他临走前那个意味深长的眼神,和那句“我很期待在说明会上,听到一些不一样的声音”,像一块巨石,沉甸甸地压在了陈家兄妹的心头。
茶室里的气氛,在周市长离开后,陷入了某种凝固般的死寂。
陈四爷端起那杯早已凉透的茶,一饮而尽,试图用茶水的苦涩来压下内心的惊涛骇浪。
“姜神医……”他斟酌着词句,脸上带着从未有过的凝重
“您……真的打算插手新中心的项目?”
在他看来,韶华科技如今的风头已经足够了,原料危机也已经解决,正是闷声发大财的最好时机。

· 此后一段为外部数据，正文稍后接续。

template <int NT16, int KK>
__device__ __forceinline__ void tc_mainloop(const TcArgs& a, float* acc, int wg, uint32_t smemA, uint32_t smemB, uint32_t fullA,
                                            uint32_t emptyA, uint32_t fullB, uint32_t emptyB, int& sa, uint32_t& pa, int& sb,
                                            uint32_t& pb) {
  const bool resident = a.b_resident != 0, halo = a.mode != TC_TAP, s2p = a.mode == TC_S2P;
  const uint32_t a_hi = wg_desc_hi(a.sbo_a, a.layout_a), b_hi = wg_desc_hi(a.sbo_b, a.layout_b);
  const uint32_t a_stride16 = a.a_stride >> 4, b_stride16 = a.b_stride >> 4;
  const uint32_t a_lo0 = wg_desc_lo(smemA) + (uint32_t)wg * 8 * a.sbo_a;
  const uint32_t b_lo0 = wg_desc_lo(smemB);
  constexpr uint32_t ROW16 = KK * 2;
  const int ra = a.stages_a, rb = a.stages_b;
  const bool leader = (threadIdx.x & 31) == 0;
  uint32_t pend0 = 0, pend1 = 0;
  uint32_t scale = 0;
  auto step = [&](uint32_t a_lo, uint32_t b_lo, uint32_t relA, uint32_t relB) {
    wg_fence();
#pragma unroll
    for (int k = 0; k < KK; k++) {
      wg_mma_n<NT16, false>(acc, a_lo + 2 * k, a_hi, b_lo + 2 * k, b_hi, ROW16, scale);
      scale = 1;
    }
    wg_commit();
    wg_wait<1>();
    __syncwarp();
    if (leader) {
      if (pend0) mbar_arrive(pend0);
      if (pend1) mbar_arrive(pend1);
    }
    pend0 = relA;
    pend1 = relB;
  };
  if (halo) {
    for (int ch = 0; ch < a.chunks; ch++) {
      mbar_wait(fullA + 8 * sa, pa);
      const uint32_t a_lo = a_lo0 + sa * a_stride16;
      const uint32_t slotA = emptyA + 8 * sa;
      if (++sa == ra) { sa = 0; pa ^= 1; }
#pragma unroll
      for (int t = 0; t < 9; t++) {
        const uint32_t TAP_HALO = (uint32_t)((t / 3) * (HALO_BW + 2) + (t % 3)) * ROW16;
        const uint32_t TAP_S2P = (uint32_t)((t / 3) * (HALO_BW + 1) + (t % 3 != 0 ? 1 : 0)) * 2 * ROW16 +
                                 (t % 3 != 1 ? ROW16 : 0);
// ... 252 lines not shown
      if (a.b_resident)
        for (int ks = 0; ks < a.ksteps; ks++)
          bulk_load_1d(smemB + ks * a.b_stride, a.wpk + (size_t)ks * a.b_stride, a.b_bytes, bfull);
      if (N2_16 > 0) bulk_load_1d(smem0 + a.w2_off, a.w2, a.w2_bytes, bfull);
    }
  }
  if (a.dep_ctr == nullptr) asm volatile("griddepcontrol.wait;" ::: "memory");

  const bool dyn = a.tile_ctr != nullptr;
  if (warp == TC_CONSUMER_WARPS) {
    if (lane == 0) {
      const int ra = a.stages_a, rb = a.b_resident ? 0 : a.stages_b;
      int sa = 0, sb = 0;
      uint32_t pa = 0, pb = 0;
      int li = 0;
      TileDraw td(a.tile_ctr, a.tile_batch, a.total_tiles);
      int dep_ready = -1;
      for (; td.tile < a.total_tiles; li++) {
        const int tile = td.tile;
        if (a.dep_ctr != nullptr) {
          const int mt0 = fdiv(tile, a.m_ntiles);
          int i0, i1;
          if (a.imgs == 1 && a.Ho == 1) {
            const int p0 = mt0 * 128, p1 = min(p0 + 127, a.Wo - 1);
            i0 = fdiv(p0, a.m_ohw); i1 = fdiv(p1, a.m_ohw);
          } else {
            i0 = i1 = fdiv(mt0, a.m_tpi);
          }
          if (i1 != dep_ready || i0 != i1) {
            for (int im = i0; im <= i1; im++)
              if (im != dep_ready) dep_wait_image(a.dep_ctr, im, a.dep_expect);
            dep_ready = i1;
            asm volatile("fence.proxy.async.global;" ::: "memory");
          }
        }
        if (dyn) tq_publish(s_tile, &s_head, li, tile);
        const int mt = fdiv(tile, a.m_ntiles);
        const int nt = tile - mt * a.n_tiles;
        const int img = fdiv(mt, a.m_tpi);
        const int r = mt - img * tiles_per_img;
        const int th = fdiv(r, a.m_tw), tw = r - th * a.tiles_w;
        const int wbase = tw * a.BW * a.stride - a.pad;
        const int hbase = th * a.BH * a.stride - a.pad;
        auto load_b = [&](int t, int ch) {
          mbar_wait(emptyB + 8 * sb, pb ^ 1);
          mbar_arrive_expect_tx(fullB + 8 * sb, a.b_bytes);
          bulk_load_1d(smemB + sb * a.b_stride, a.wpk + (size_t)((nt * taps + t) * a.chunks + ch) * a.b_stride, a.b_bytes,
                       fullB + 8 * sb);
          if (++sb == rb) { sb = 0; pb ^= 1; }
        };
        if (a.mode != TC_TAP) {
          for (int ch = 0; ch < a.chunks; ch++) {
            mbar_wait(emptyA + 8 * sa, pa ^ 1);
            mbar_arrive_expect_tx(fullA + 8 * sa, a.a_bytes);
            tma_load_4d(smemA + sa * a.a_stride, &a.tmA, fullA + 8 * sa, ch * a.BK, a.mode == TC_S2P ? tw * a.BW - 1 : wbase,
                        hbase, img);
            if (++sa == ra) { sa = 0; pa ^= 1; }
            if (!a.b_resident)
              for (int t = 0; t < taps; t++) load_b(t, ch);
          }
        } else {
          for (int t = 0; t < taps; t++) {
            const int kh = a.ksz == 3 ? (t >= 6 ? 2 : (t >= 3 ? 1 : 0)) : 0, kw = t - kh * a.ksz;
            for (int ch = 0; ch < a.chunks; ch++) {
              mbar_wait(emptyA + 8 * sa, pa ^ 1);
              mbar_arrive_expect_tx(fullA + 8 * sa, a.a_bytes);
              tma_load_4d(smemA + sa * a.a_stride, &a.tmA, fullA + 8 * sa, ch * a.BK, wbase + kw, hbase + kh, img);
              if (++sa == ra) { sa = 0; pa ^= 1; }
              if (!a.b_resident) load_b(t, ch);
            }
          }
        }
        td.advance();
      }
      if (dyn) tq_publish(s_tile, &s_head, li, -1);
    }
  } else {
    const int wg = warp >> 2;
    int sa = 0, sb = 0;
    uint32_t pa = 0, pb = 0;
    if (a.b_resident || N2_16 > 0) mbar_wait(bfull, 0);
    int pend_img = -1, pend_cnt = 0;
    const bool dbg_on = a.dbg && blockIdx.x == 0 && threadIdx.x == 0;
    for (int li = 0;; li++) {
      const int tile = dyn ? tq_get(s_tile, &s_head, li) : (int)blockIdx.x + li * (int)gridDim.x;
      if (tile < 0 || tile >= a.total_tiles) break;
      if (dbg_on && li < 16) a.dbg[li * 8 + 0] = clock64();
      float acc[NT16 * 8];
      switch (a.BK) {
        case 64: tc_mainloop<NT16, 4>(a, acc, wg, smemA, smemB, fullA, emptyA, fullB, emptyB, sa, pa, sb, pb); break;
        case 32: tc_mainloop<NT16, 2>(a, acc, wg, smemA, smemB, fullA, emptyA, fullB, emptyB, sa, pa, sb, pb); break;
        default: tc_mainloop<NT16, 1>(a, acc, wg, smemA, smemB, fullA, emptyA, fullB, emptyB, sa, pa, sb, pb); break;
      }
      if (dbg_on && li < 16) a.dbg[li * 8 + 3] = clock64();
      const int mt = fdiv(tile, a.m_ntiles);
      const int nt = tile - mt * a.n_tiles;
      const int img = fdiv(mt, a.m_tpi);
      const int r = mt - img * tiles_per_img;
      const int th = fdiv(r, a.m_tw), tw = r - th * a.tiles_w;
      const int n0 = nt * a.n_tile;
      if constexpr (N2_16 > 0) {
        switch (a.BK2) {
          case 64: tc_fold<NT16, N2_16, 4>(a, acc, s_bias, s_bias + TC_FOLD_BIAS, smem0 + a.w2_off, img, th, tw, wg); break;
          case 32: tc_fold<NT16, N2_16, 2>(a, acc, s_bias, s_bias + TC_FOLD_BIAS, smem0 + a.w2_off, img, th, tw, wg); break;
          default: tc_fold<NT16, N2_16, 1>(a, acc, s_bias, s_bias + TC_FOLD_BIAS, smem0 + a.w2_off, img, th, tw, wg); break;
        }
        if (dbg_on && li < 16) a.dbg[li * 8 + 6] = clock64();
        continue;
      }
      bool valid[2];
      int wo[2];
      tc_epilogue<NT16>(a, acc, s_bias + n0, n0, img, th, tw, wg, valid, wo);
      if (a.done_ctr != nullptr && a.epi_mode == EPI_STORE) {
        const bool flat1 = a.imgs == 1 && a.Ho == 1;
        const int im[2] = {flat1 ? fdiv(min(wo[0], a.Wo - 1), a.m_ohw) : img, flat1 ? fdiv(min(wo[1], a.Wo - 1), a.m_ohw) : img};
        chain_count(a, valid, im, pend_img, pend_cnt);
      }
      if (dbg_on && li < 16) a.dbg[li * 8 + 6] = clock64();
    }
    if (pend_img >= 0) {
      __threadfence();
      __syncwarp();
      if (lane == 0) atomicAdd(a.done_ctr + pend_img, pend_cnt);
    }
  }
}

__global__ void pack_weights_kernel(const __half* __restrict__ w, uint8_t* __restrict__ out, int n_tile, int n_tiles,
                                    int taps, int chunks, int BK, int Cin, uint32_t b_stride, long long pieces) {
  const long long i = (long long)blockIdx.x * blockDim.x + threadIdx.x;
  if (i >= pieces) return;
  const int c16 = BK / 8;
  const int c = (int)(i % c16);
  long long q = i / c16;
  const int r = (int)(q % n_tile); q /= n_tile;
  const int ch = (int)(q % chunks); q /= chunks;
  const int t = (int)(q % taps);
  const int nt = (int)(q / taps);
  const size_t K = (size_t)taps * Cin;
  if (ch * BK + c * 8 >= Cin) return;
  const int4 v = *reinterpret_cast<const int4*>(w + (size_t)(nt * n_tile + r) * K + (size_t)t * Cin + ch * BK + c * 8);
  const int sw = BK == 64 ? (r & 7) : (BK == 32 ? ((r >> 1) & 3) : ((r >> 2) & 1));
  uint8_t* slab = out + (size_t)((nt * taps + t) * chunks + ch) * b_stride;
  *reinterpret_cast<int4*>(slab + (size_t)r * BK * 2 + ((c ^ sw) << 4)) = v;
}

static EncodeTiledFn get_encode_fn(std::string* err) {
  static EncodeTiledFn fn = nullptr;
  if (fn) return fn;
  void* p = nullptr;
  cudaDriverEntryPointQueryResult qres;
  cudaError_t e = cudaGetDriverEntryPoint("cuTensorMapEncodeTiled", &p, cudaEnableDefault, &qres);
  if (e != cudaSuccess || qres != cudaDriverEntryPointSuccess || !p) {
    if (err) *err = "cuTensorMapEncodeTiled entry point not found";
    cudaGetLastError();
    return nullptr;
  }
  fn = (EncodeTiledFn)p;
  return fn;
}

bool tc_conv_supported(const ConvParams& p) {
  if (p.Cin % 16 || p.Cout % 16 || p.Cout > TC_MAX_COUT) return false;
  if (!((p.k == 1 && p.stride == 1) || (p.k == 3 && (p.stride == 1 || p.stride == 2)))) return false;
  if (p.in.coff % 8 || p.in.pitch % 8 || p.out.coff % 8 || p.out.pitch % 8) return false;
  if (p.res.base && (p.res.coff % 8 || p.res.pitch % 8)) return false;
  return true;
}

static int plan_small() {
  const char* v = getenv("YB_PLAN_SMALL");
  return v ? atoi(v) : 0;
}

static int pick_n_tile(int cout) {
  const int cap = plan_small() ? 128 : 256;
  if (cout <= cap) return cout;
  int best = 16;
  for (int n = 16; n <= cap; n += 16)
    if (cout % n == 0) best = n;
  return best;
}

static int tc_num_sms() {
  static int num_sms = 0;
  if (!num_sms) {
    int dev = 0;
    cudaGetDevice(&dev);
    cudaDeviceGetAttribute(&num_sms, cudaDevAttrMultiProcessorCount, dev);
  }
  return num_sms;
}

这个时候去触碰顾远洲的逆鳞,去抢他那块已经内定了的命根子,这无异于主动将自己置于战争的最前线。
“这不是插手。”姜默的目光从平板上那份密密麻麻的项目资料上移开,平静地看向他们
“这是立足。”
陈清露那双冰冷的眼眸中,闪过无法理解的困惑。
她承认,她被这个年轻人描绘的蓝图震撼了,甚至让她对自己过去的商业认知产生了动摇。
但理智告诉她,那终究只是一幅蓝图。
而现实是,顾远洲为了这个项目,已经筹备了整整三年。
南城的地皮,金融机构的贷款,上下游的产业链,甚至连未来入驻的主力品牌,都早已被他牢牢锁定。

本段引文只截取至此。